Title: Predictive Analytics from Noisy, Diverse, Incomplete and Heterogeneous Data
Candidate: Venkataraman, Ashwin
Advisor(s): Jagabathula, Srikanth; Subramanian, Lakshminarayanan
Abstract:
The unique characteristics of big data complicate the extraction of critical information needed for better decision-making. For instance, data comes in diverse types, which vary in the levels of noise and their respective measurement scales (e.g., clicks, ratings, purchase signals, etc.). The data also originates from heterogeneous sources or is incomplete, with several missing observations.
The above data characteristics require us to revisit and rethink many traditional problems because existing techniques fall short. This dissertation revisits two classical problems: (1) segmenting (or clustering) heterogeneous data sources, and (2) learning mixture models. It provides novel, principled, and scalable solutions to deal with the challenges described above.
The first part considers the problem of segmenting customers based on their preferences when the preference signals (e.g., clicks, ratings, etc.) come from a multitude of "big" and "complicated" data sources.
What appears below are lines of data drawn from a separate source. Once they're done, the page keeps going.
## Files before the change

### x-detector_amd/csrc/common.h

```cpp
#pragma once
#include <hip/hip_runtime.h>
#include "../../include/xdet.h"
#include "conv_params.h"
#include "workspace.h"
#include <atomic>
#include <cstdint>
#include <cstdio>
#include <string>
#include <vector>

namespace xdet {

void set_last_error(const std::string& s);
int hip_fail(hipError_t e, const char* what, const char* file, int line);

#define XDET_HIP(expr)                                                          \
  do {                                                                          \
    hipError_t _e = (expr);                                                     \
    if (_e != hipSuccess) return ::xdet::hip_fail(_e, #expr, __FILE__, __LINE__); \
  } while (0)

#define XDET_LAUNCH_CHECK() XDET_HIP(hipGetLastError())

#define XDET_REQUIRE(cond, msg)                                   \
  do {                                                            \
    if (!(cond)) {                                                \
      ::xdet::set_last_error(std::string("invalid argument: ") + (msg)); \
      return XDET_ERR_INVALID_ARG;                        \
    }                                                             \
  } while (0)

#define XDET_TRY(expr)            \
  do {                            \
    int _rc = (expr);             \
    if (_rc != 0) return _rc;     \
  } while (0)

struct DeviceOnce {
  std::atomic<unsigned long long> done{0};
};
static inline int ensure_dynamic_lds(DeviceOnce& once, const void* kern, int bytes) {
  int dev = 0;
  XDET_HIP(hipGetDevice(&dev));
  const unsigned long long bit = 1ull << (dev & 63);
  if (once.done.load(std::memory_order_acquire) & bit) return XDET_OK;
  XDET_HIP(hipFuncSetAttribute(kern, hipFuncAttributeMaxDynamicSharedMemorySize, bytes));
  once.done.fetch_or(bit, std::memory_order_release);
  return XDET_OK;
}

static inline int round_up(int x, int m) { return (x + m - 1) / m * m; }
static inline int64_t cdiv(int64_t a, int64_t b) { return (a + b - 1) / b; }

int launch_conv_mfma_f32(const ConvParams& p, bool small_cin, int n_tile, hipStream_t s);
int launch_conv_mfma_split(const ConvParams& p, bool small_cin, int n_tile, int nsplit, hipStream_t s);
int launch_conv_mfma_dma(const ConvParams& p, int n_tile, int nsplit, hipStream_t s);
bool conv_dma_fold_applicable(const ConvParams& p, int n_tile, int nsplit);
int launch_conv_mfma_dma_fold(const ConvParams& p, hipStream_t s);
int64_t conv_ksplit_tiles(int64_t M, int cout_pad, int n_tile);
bool conv_ksplit_supported(int kh, int kw, int64_t n_pix_in, int ld_in, int cin_p, int cout_pad);
int launch_conv_mfma_ksplit(const ConvParams& p, int n_tile, int nsplit, int mode, int64_t scratch_tiles, hipStream_t s);
enum { PREC_F32 = 0, PREC_F16X3 = 1, PREC_F16 = 2 };
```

We propose a model-based embedding technique which takes the customer preference signals and a probabilistic model class generating the signals as inputs, and outputs an embedding---a low-dimensional representation in Euclidean space---for each customer. We then cluster the embeddings to obtain the segments. We derive precise necessary and sufficient conditions that guarantee asymptotic recovery of the true segments. Using two case studies, including a real-world implementation on eBay data, we show that our method outperforms standard latent class, empirical bayesian and demographic-based techniques.
We also apply similar ideas to propose algorithms for clustering workers based on their "quality" or "reputation" in crowdsourced labeling tasks, where the (noisy) collected labels are aggregated for inferring the (unknown) true labels. Theoretically, we show that our algorithms successfully identify unreliable workers, workers adopting deterministic strategies, and worst-case sophisticated adversaries who can adopt arbitrary labeling strategies to degrade the accuracy of the inferred task labels. Empirically, we show that filtering out low quality workers identified by our algorithms can significantly improve the accuracy of several state-of-the-art label aggregation algorithms in real-world crowdsourcing datasets.
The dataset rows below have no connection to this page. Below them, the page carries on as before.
_INFER_SIGS = {
    "btc_conv_bn_eval_fwd": (ci, [ci, vp, ctypes.c_longlong, vp, vp, vp, vp, ci, ci, ci, ci, vp, vp, vp, vp, ctypes.c_float, ci, vp, vp]),
    "btc_det_select_nms_ws_bytes": (sz, [ci, ci]),
    "btc_det_select_nms": (ci, [vp, vp, ci, ci, ci, ci, ci, ctypes.c_float, ctypes.c_float, ci, ci, ci, vp, vp, vp, vp, sz, vp]),
    "btc_det_finish": (ci, [vp, vp, ci, ci, ci, ci, ci, ci, vp, vp, vp, vp, ci, vp, ci, ci, vp, ci, ci, c_f32p, ci, vp, vp, vp, vp, vp, vp]),
    "btc_occ_metrics_ws_bytes": (sz, [ci, ci]),
    "btc_occ_metrics": (ci, [vp, vp, vp, vp, ctypes.c_longlong, vp, vp, vp, ctypes.c_longlong, vp, vp, ci, ci, ci, vp, vp, sz, vp]),
    "btc_kitti_overlaps": (ci, [vp, vp, vp, vp, vp, c_i32p, ci, vp, vp, vp]),
    "btc_kitti_match_tp": (ci, [vp, vp, vp, vp, vp, vp, vp, c_i32p, ci, ci, ci, ci, ci, ci, vp, vp, vp]),
    "btc_kitti_match_stats_ws_bytes": (sz, [ci, ci, ci, ci, ci]),
    "btc_kitti_match_stats": (ci, [vp, vp, vp, vp, vp, vp, vp, vp, vp, vp, vp, c_i32p, ci, ci, ci, ci, ci, ci, ci, vp, vp, vp, sz, vp]),
}

INFER_EXPORTED_SYMBOLS = tuple(_INFER_SIGS.keys())

_AUGMENT_SIGS = {
    "btc_augment_ws_bytes": (sz, [ci, ci, ci]),
    "btc_augment_batch": (ci, [vp, ci, ci, vp, ci, vp, vp, vp, ctypes.c_longlong, vp, vp, vp, vp, ci, ctypes.c_longlong, vp, vp,
                               ctypes.c_longlong, vp, vp, vp, vp, sz, vp]),
    "btc_world_transform": (ci, [vp, ci, ci, vp, ci, vp, vp, vp, vp]),
}

AUGMENT_EXPORTED_SYMBOLS = tuple(_AUGMENT_SIGS.keys())

_BESTMATCH_SIGS = {
    "btc_place_templates": (ci, [vp, ctypes.c_longlong, vp, vp, vp, vp, vp, ci, ci, vp, vp, ctypes.c_longlong, ci, vp, vp]),
}

BESTMATCH_EXPORTED_SYMBOLS = tuple(_BESTMATCH_SIGS.keys())

_FRAMES_SIGS = {
    "btc_fov_crop_ws_bytes": (sz, [ci, ci]),
    "btc_fov_crop": (ci, [vp, ci, ci, vp, ci, vp, ci, vp, vp, vp, vp, sz, vp]),
}

FRAMES_EXPORTED_SYMBOLS = tuple(_FRAMES_SIGS.keys())

_GTDB_SIGS = {
    "btc_cut_objects_ws_bytes": (sz, [ci, ci, ci, ci]),
    "btc_cut_objects": (ci, [vp, ci, ci, vp, ci, vp, vp, vp, ci, ci, ci, vp, vp, vp, vp, sz, vp]),
}

GTDB_EXPORTED_SYMBOLS = tuple(_GTDB_SIGS.keys())


def lib():
    global _lib
    if _lib is None:
        if not os.path.exists(LIB_PATH):
            raise BtcHipError(
                f"{LIB_PATH} not found: build it with `python -c 'import __graft_entry__ as g; g.build()'` "
                f"or `make -C btcdet_amd/csrc` (there is no CPU fallback for the hot path)")
        L = ctypes.CDLL(LIB_PATH)
        for name, (res, args) in (list(_SIGS.items()) + list(_INFER_SIGS.items()) + list(_AUGMENT_SIGS.items()) + list(_BESTMATCH_SIGS.items()) +
                                  list(_FRAMES_SIGS.items()) + list(_GTDB_SIGS.items())):
            fn = getattr(L, name)
            fn.restype = res
            fn.argtypes = args
        for kv in filter(None, os.environ.get("BTC_TUNE", "").split(",")):
            k, v = kv.split("=")
            if L.btc_tune_set(int(k), int(v)) != 0:
                raise BtcHipError("BTC_TUNE: bad entry %r" % kv)
        _lib = L
    return _lib


_fast = False


def fast():
    global _fast
    if _fast is False:
        _fast = None
        if os.environ.get("BTC_FASTPATH", "1") != "0":
            try:
                lib()
                from . import _btcfast
                if _btcfast.abi_version() == lib().btc_version():
                    _fast = _btcfast
            except ImportError:
                _fast = None
    return _fast


def check(rc, what):
    if rc != 0:
        msg = lib().btc_last_error().decode("utf-8", "replace")
        raise BtcHipError(f"{what} failed (code {rc}): {msg}")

The second part considers the problem of learning mixture models and proposes a new methodology for nonparametric estimation of the mixing distribution. Our main contributions are two-fold: (a) formulating the likelihood-based estimation problem as a constrained convex program and (b) applying the conditional gradient (aka Frank-Wolfe) algorithm to solve this convex program. We show that our method iteratively generates the support of the mixing distribution, so that the algorithm may be terminated at the desired number of mixture components. For mixtures of logit models, we establish that our method has a sublinear rate of convergence to the optimal solution of the convex program. We also characterize the structure of the estimated mixing distribution and show that it bears close resemblance to the notion of consideration sets in existing literature. We test our approach using two case studies on real data, and show that it significantly outperforms the standard expectation-maximization (EM) benchmark on in-sample fit, predictive, and decision accuracy, while being an order of magnitude faster.